Ich mach es schnell 

Schau mal hier. Das sollte helfen.


----------



## hamst0r (24. November 2013)

*AW: Div Größe an Hintergrundbild anpassen*

Vielen Dank erstmal, entweder versteh ich es nicht, oder das ist nicht die Lösung für mein eigentliches Problem.

Das Bild wird richtig skaliert, das Div, indem das Bild als Hintergrundbild ist, soll jedoch mitskaliert werden.


----------



## BiosShock (24. November 2013)

*AW: Div Größe an Hintergrundbild anpassen*



hamst0r schrieb:


> Vielen Dank erstmal, entweder versteh ich es nicht, oder das ist nicht die Lösung für mein eigentliches Problem.
> 
> Das Bild wird richtig skaliert, das Div, indem das Bild als Hintergrundbild ist, soll jedoch mitskaliert werden.


 
Webseiten sollten immer in der größe von 1080p gestaltet werden. Kleiner Tip: Skaliere das Bild auf diese größe 1080p mit einem Bildprogramm und baue es dann ein.  

Das spart Arbeit und von der Bandbreite ist das wohl heute das kleinste Problem.

Beispiel:

html, body    {
    height:             100%;
    width:                 100%;
    min-width:            1024px;
    margin:                0 auto;
    vertical-align:        middle;
}
body     {
    background:            url(../pic/bg.jpg) center no-repeat;    
        }

Edit: Dein Link ist tot.


----------



## hamst0r (24. November 2013)

*AW: Div Größe an Hintergrundbild anpassen*

Die Bilder haben eine Breite von 1920px, werden aber bei kleineren Auflösungen auf die entsprechende Größe skaliert.

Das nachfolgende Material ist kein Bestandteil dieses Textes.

__device__ __forceinline__ void tma_prefetch_desc(const CUtensorMap* m) {
  asm volatile("prefetch.tensormap [%0];" ::"l"(m) : "memory");
}
__device__ __forceinline__ void tma_load_2d(void* dst, const CUtensorMap* m, uint64_t* bar, int c0, int c1) {
  asm volatile(
      "cp.async.bulk.tensor.2d.shared::cluster.global.mbarrier::complete_tx::bytes [%0], [%1, {%3, %4}], [%2];" ::"r"(smem_u32(dst)),
      "l"(m), "r"(smem_u32(bar)), "r"(c0), "r"(c1)
      : "memory");
}
__device__ __forceinline__ void tma_load_3d(void* dst, const CUtensorMap* m, uint64_t* bar, int c0, int c1, int c2) {
  asm volatile(
      "cp.async.bulk.tensor.3d.shared::cluster.global.mbarrier::complete_tx::bytes [%0], [%1, {%3, %4, %5}], [%2];" ::"r"(
          smem_u32(dst)),
      "l"(m), "r"(smem_u32(bar)), "r"(c0), "r"(c1), "r"(c2)
      : "memory");
}
__device__ __forceinline__ void tma_load_2d_hint(void* dst, const CUtensorMap* m, uint64_t* bar, int c0, int c1, uint64_t policy) {
  asm volatile(
      "cp.async.bulk.tensor.2d.shared::cluster.global.mbarrier::complete_tx::bytes.L2::cache_hint [%0], [%1, {%3, %4}], [%2], %5;" ::"r"(
          smem_u32(dst)),
      "l"(m), "r"(smem_u32(bar)), "r"(c0), "r"(c1), "l"(policy)
      : "memory");
}
__device__ __forceinline__ void tma_prefetch_l2_2d(const CUtensorMap* m, int c0, int c1) {
  asm volatile("cp.async.bulk.prefetch.tensor.2d.L2.global.tile [%0, {%1, %2}];" ::"l"(m), "r"(c0), "r"(c1) : "memory");
}

__device__ __forceinline__ void tma_store_2d(const CUtensorMap* m, const void* src, int c0, int c1) {
  asm volatile("cp.async.bulk.tensor.2d.global.shared::cta.bulk_group [%0, {%2, %3}], [%1];" ::"l"(m), "r"(smem_u32(src)), "r"(c0), "r"(c1)
               : "memory");
}
__device__ __forceinline__ void bulk_commit() { asm volatile("cp.async.bulk.commit_group;" ::: "memory"); }
template <int N>
__device__ __forceinline__ void bulk_wait_read() {
  asm volatile("cp.async.bulk.wait_group.read %0;" ::"n"(N) : "memory");
}
template <int N>
__device__ __forceinline__ void bulk_wait() {
  asm volatile("cp.async.bulk.wait_group %0;" ::"n"(N) : "memory");
}
__device__ __forceinline__ void named_bar_sync(int id, int threads) { asm volatile("bar.sync %0, %1;" ::"r"(id), "r"(threads) : "memory"); }

__device__ __forceinline__ uint64_t policy_evict_first() {
  uint64_t p;
  asm volatile("createpolicy.fractional.L2::evict_first.b64 %0, 1.0;" : "=l"(p));
  return p;
}
__device__ __forceinline__ uint64_t policy_evict_last() {
  uint64_t p;
  asm volatile("createpolicy.fractional.L2::evict_last.b64 %0, 1.0;" : "=l"(p));
  return p;
}
__device__ __forceinline__ void wgmma_fence() { asm volatile("wgmma.fence.sync.aligned;" ::: "memory"); }
__device__ __forceinline__ void wgmma_commit() { asm volatile("wgmma.commit_group.sync.aligned;" ::: "memory"); }
template <int N>
__device__ __forceinline__ void wgmma_wait() {
  asm volatile("wgmma.wait_group.sync.aligned %0;" ::"n"(N) : "memory");
}
template <int REGS>
__device__ __forceinline__ void reg_alloc() { asm volatile("setmaxnreg.inc.sync.aligned.u32 %0;" ::"n"(REGS)); }
template <int REGS>
__device__ __forceinline__ void reg_dealloc() { asm volatile("setmaxnreg.dec.sync.aligned.u32 %0;" ::"n"(REGS)); }

__device__ __forceinline__ uint64_t wgmma_desc_sw128(uint32_t smem_addr) {
  return (uint64_t)((smem_addr & 0x3FFFF) >> 4) | ((uint64_t)1 << 16) | ((uint64_t)(1024 >> 4) << 32) | ((uint64_t)1 << 62);
}
__device__ __forceinline__ uint64_t wgmma_desc_sw128_mn(uint32_t smem_addr) {
  return (uint64_t)((smem_addr & 0x3FFFF) >> 4) | ((uint64_t)(1024 >> 4) << 16) | ((uint64_t)(1024 >> 4) << 32) | ((uint64_t)1 << 62);
}

__device__ __forceinline__ void wgmma_m64n8k16(float* d, uint64_t desc_a, uint64_t desc_b, int accumulate) {
  asm volatile(
      "{\n\t.reg .pred p;\n\tsetp.ne.b32 p, %6, 0;\n\t"
      "wgmma.mma_async.sync.aligned.m64n8k16.f32.f16.f16 {%0, %1, %2, %3}, %4, %5, p, 1, 1, 0, 0;\n\t}"
      :
        "+f"(d[0]), "+f"(d[1]), "+f"(d[2]), "+f"(d[3])
      : "l"(desc_a), "l"(desc_b), "r"(accumulate));
}
__device__ __forceinline__ void wgmma_m64n32k16(float* d, uint64_t desc_a, uint64_t desc_b, int accumulate) {
  asm volatile(
      "{\n\t.reg .pred p;\n\tsetp.ne.b32 p, %18, 0;\n\t"
      "wgmma.mma_async.sync.aligned.m64n32k16.f32.f16.f16 {%0, %1, %2, %3, %4, %5, %6, %7, %8, %9, %10, %11, %12, %13, %14, %15}, %16, %17, p, 1, 1, 0, 0;\n\t}"
      :
        "+f"(d[0]), "+f"(d[1]), "+f"(d[2]), "+f"(d[3]), "+f"(d[4]), "+f"(d[5]), "+f"(d[6]), "+f"(d[7]),
        "+f"(d[8]), "+f"(d[9]), "+f"(d[10]), "+f"(d[11]), "+f"(d[12]), "+f"(d[13]), "+f"(d[14]), "+f"(d[15])
      : "l"(desc_a), "l"(desc_b), "r"(accumulate));
}
__device__ __forceinline__ void wgmma_m64n128k16(float* d, uint64_t desc_a, uint64_t desc_b, int accumulate) {
  asm volatile(
      "{\n\t.reg .pred p;\n\tsetp.ne.b32 p, %66, 0;\n\t"
      "wgmma.mma_async.sync.aligned.m64n128k16.f32.f16.f16 {%0, %1, %2, %3, %4, %5, %6, %7, %8, %9, %10, %11, %12, %13, %14, %15, %16, %17, %18, %19, %20, %21, %22, %23, %24, %25, %26, %27, %28, %29, %30, %31, %32, %33, %34, %35, %36, %37, %38, %39, %40, %41, %42, %43, %44, %45, %46, %47, %48, %49, %50, %51, %52, %53, %54, %55, %56, %57, %58, %59, %60, %61, %62, %63}, %64, %65, p, 1, 1, 0, 0;\n\t}"
      :
        "+f"(d[0]), "+f"(d[1]), "+f"(d[2]), "+f"(d[3]), "+f"(d[4]), "+f"(d[5]), "+f"(d[6]), "+f"(d[7]),
        "+f"(d[8]), "+f"(d[9]), "+f"(d[10]), "+f"(d[11]), "+f"(d[12]), "+f"(d[13]), "+f"(d[14]), "+f"(d[15]),
        "+f"(d[16]), "+f"(d[17]), "+f"(d[18]), "+f"(d[19]), "+f"(d[20]), "+f"(d[21]), "+f"(d[22]), "+f"(d[23]),
        "+f"(d[24]), "+f"(d[25]), "+f"(d[26]), "+f"(d[27]), "+f"(d[28]), "+f"(d[29]), "+f"(d[30]), "+f"(d[31]),
        "+f"(d[32]), "+f"(d[33]), "+f"(d[34]), "+f"(d[35]), "+f"(d[36]), "+f"(d[37]), "+f"(d[38]), "+f"(d[39]),
        "+f"(d[40]), "+f"(d[41]), "+f"(d[42]), "+f"(d[43]), "+f"(d[44]), "+f"(d[45]), "+f"(d[46]), "+f"(d[47]),
        "+f"(d[48]), "+f"(d[49]), "+f"(d[50]), "+f"(d[51]), "+f"(d[52]), "+f"(d[53]), "+f"(d[54]), "+f"(d[55]),
        "+f"(d[56]), "+f"(d[57]), "+f"(d[58]), "+f"(d[59]), "+f"(d[60]), "+f"(d[61]), "+f"(d[62]), "+f"(d[63])
      : "l"(desc_a), "l"(desc_b), "r"(accumulate));
}
__device__ __forceinline__ void wgmma_m64n256k16(float* d, uint64_t desc_a, uint64_t desc_b, int accumulate) {
  asm volatile(
      "{\n\t.reg .pred p;\n\tsetp.ne.b32 p, %130, 0;\n\t"
      "wgmma.mma_async.sync.aligned.m64n256k16.f32.f16.f16 {%0, %1, %2, %3, %4, %5, %6, %7, %8, %9, %10, %11, %12, %13, %14, %15, %16, %17, %18, %19, %20, %21, %22, %23, %24, %25, %26, %27, %28, %29, %30, %31, %32, %33, %34, %35, %36, %37, %38, %39, %40, %41, %42, %43, %44, %45, %46, %47, %48, %49, %50, %51, %52, %53, %54, %55, %56, %57, %58, %59, %60, %61, %62, %63, %64, %65, %66, %67, %68, %69, %70, %71, %72, %73, %74, %75, %76, %77, %78, %79, %80, %81, %82, %83, %84, %85, %86, %87, %88, %89, %90, %91, %92, %93, %94, %95, %96, %97, %98, %99, %100, %101, %102, %103, %104, %105, %106, %107, %108, %109, %110, %111, %112, %113, %114, %115, %116, %117, %118, %119, %120, %121, %122, %123, %124, %125, %126, %127}, %128, %129, p, 1, 1, 0, 0;\n\t}"
      :
        "+f"(d[0]), "+f"(d[1]), "+f"(d[2]), "+f"(d[3]), "+f"(d[4]), "+f"(d[5]), "+f"(d[6]), "+f"(d[7]),
        "+f"(d[8]), "+f"(d[9]), "+f"(d[10]), "+f"(d[11]), "+f"(d[12]), "+f"(d[13]), "+f"(d[14]), "+f"(d[15]),
        "+f"(d[16]), "+f"(d[17]), "+f"(d[18]), "+f"(d[19]), "+f"(d[20]), "+f"(d[21]), "+f"(d[22]), "+f"(d[23]),
        "+f"(d[24]), "+f"(d[25]), "+f"(d[26]), "+f"(d[27]), "+f"(d[28]), "+f"(d[29]), "+f"(d[30]), "+f"(d[31]),
        "+f"(d[32]), "+f"(d[33]), "+f"(d[34]), "+f"(d[35]), "+f"(d[36]), "+f"(d[37]), "+f"(d[38]), "+f"(d[39]),
        "+f"(d[40]), "+f"(d[41]), "+f"(d[42]), "+f"(d[43]), "+f"(d[44]), "+f"(d[45]), "+f"(d[46]), "+f"(d[47]),
        "+f"(d[48]), "+f"(d[49]), "+f"(d[50]), "+f"(d[51]), "+f"(d[52]), "+f"(d[53]), "+f"(d[54]), "+f"(d[55]),
        "+f"(d[56]), "+f"(d[57]), "+f"(d[58]), "+f"(d[59]), "+f"(d[60]), "+f"(d[61]), "+f"(d[62]), "+f"(d[63]),
        "+f"(d[64]), "+f"(d[65]), "+f"(d[66]), "+f"(d[67]), "+f"(d[68]), "+f"(d[69]), "+f"(d[70]), "+f"(d[71]),
        "+f"(d[72]), "+f"(d[73]), "+f"(d[74]), "+f"(d[75]), "+f"(d[76]), "+f"(d[77]), "+f"(d[78]), "+f"(d[79]),
        "+f"(d[80]), "+f"(d[81]), "+f"(d[82]), "+f"(d[83]), "+f"(d[84]), "+f"(d[85]), "+f"(d[86]), "+f"(d[87]),
        "+f"(d[88]), "+f"(d[89]), "+f"(d[90]), "+f"(d[91]), "+f"(d[92]), "+f"(d[93]), "+f"(d[94]), "+f"(d[95]),
        "+f"(d[96]), "+f"(d[97]), "+f"(d[98]), "+f"(d[99]), "+f"(d[100]), "+f"(d[101]), "+f"(d[102]), "+f"(d[103]),
        "+f"(d[104]), "+f"(d[105]), "+f"(d[106]), "+f"(d[107]), "+f"(d[108]), "+f"(d[109]), "+f"(d[110]), "+f"(d[111]),
        "+f"(d[112]), "+f"(d[113]), "+f"(d[114]), "+f"(d[115]), "+f"(d[116]), "+f"(d[117]), "+f"(d[118]), "+f"(d[119]),
        "+f"(d[120]), "+f"(d[121]), "+f"(d[122]), "+f"(d[123]), "+f"(d[124]), "+f"(d[125]), "+f"(d[126]), "+f"(d[127])
      : "l"(desc_a), "l"(desc_b), "r"(accumulate));
}
__device__ __forceinline__ void wgmma_m64n64k16_ra_tb(float* d, const uint32_t* a, uint64_t desc_b, int accumulate) {
  asm volatile(
      "{\n\t.reg .pred p;\n\tsetp.ne.b32 p, %37, 0;\n\t"
      "wgmma.mma_async.sync.aligned.m64n64k16.f32.f16.f16 {%0, %1, %2, %3, %4, %5, %6, %7, %8, %9, %10, %11, %12, %13, %14, %15, %16, %17, %18, %19, %20, %21, %22, %23, %24, %25, %26, %27, %28, %29, %30, %31}, {%32, %33, %34, %35}, %36, p, 1, 1, 1;\n\t}"
      :
        "+f"(d[0]), "+f"(d[1]), "+f"(d[2]), "+f"(d[3]), "+f"(d[4]), "+f"(d[5]), "+f"(d[6]), "+f"(d[7]),
        "+f"(d[8]), "+f"(d[9]), "+f"(d[10]), "+f"(d[11]), "+f"(d[12]), "+f"(d[13]), "+f"(d[14]), "+f"(d[15]),
        "+f"(d[16]), "+f"(d[17]), "+f"(d[18]), "+f"(d[19]), "+f"(d[20]), "+f"(d[21]), "+f"(d[22]), "+f"(d[23]),
        "+f"(d[24]), "+f"(d[25]), "+f"(d[26]), "+f"(d[27]), "+f"(d[28]), "+f"(d[29]), "+f"(d[30]), "+f"(d[31])
      : "r"(a[0]), "r"(a[1]), "r"(a[2]), "r"(a[3]), "l"(desc_b), "r"(accumulate));
}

Wenn ich die Bilder dauerthaft 1920px breit machen würde, hätte ja jeder, der eine kleinere Auflösung hat eine vertikale Scrollleiste oder nur einen kleinen Ausschnitt des Bildes.


----------



## BiosShock (24. November 2013)

*AW: Div Größe an Hintergrundbild anpassen*

Ruf mich doch bitte mal über Skype an. Addy ist in meinem Profil.


----------



## hamst0r (24. November 2013)

*AW: Div Größe an Hintergrundbild anpassen*

Würden die Bilder dauerthaft auf 1920px Breite sein, würde es bei kleineren Auflösungen so aussehen:



			Dieser Inhalt steht nur eingeloggten Mitgliedern zur Verfügung.
        



Stattdessen sollte es so sein:



			Dieser Inhalt steht nur eingeloggten Mitgliedern zur Verfügung.


----------



## BiosShock (24. November 2013)

*AW: Div Größe an Hintergrundbild anpassen*

Folgende CSS3-Property skaliert das Hintergrundbild auf 100% der verfügbaren Breite:
background-size: 100%;


Und damit wird das Bild auf die gesamte Breite UND Höhe gestretcht:
background-size: 100% 100%;


Der Vollständigkeit halber sei dabei angemerkt, dass nur moderne Browser diesen Standard unterstützen.
Ältere Browser (insbesondere der Internet Explorer) ignorieren die Property einfach.


----------



## hamst0r (24. November 2013)

*AW: Div Größe an Hintergrundbild anpassen*

Das bild wird mit background-size:100% auto richtig skaliert, dieses Bild ist jedoch in einem Div mit der Höhe 600px, dieses Div soll mal kleineren Auflösungen auf die Höhe des Bildes skaliert werden.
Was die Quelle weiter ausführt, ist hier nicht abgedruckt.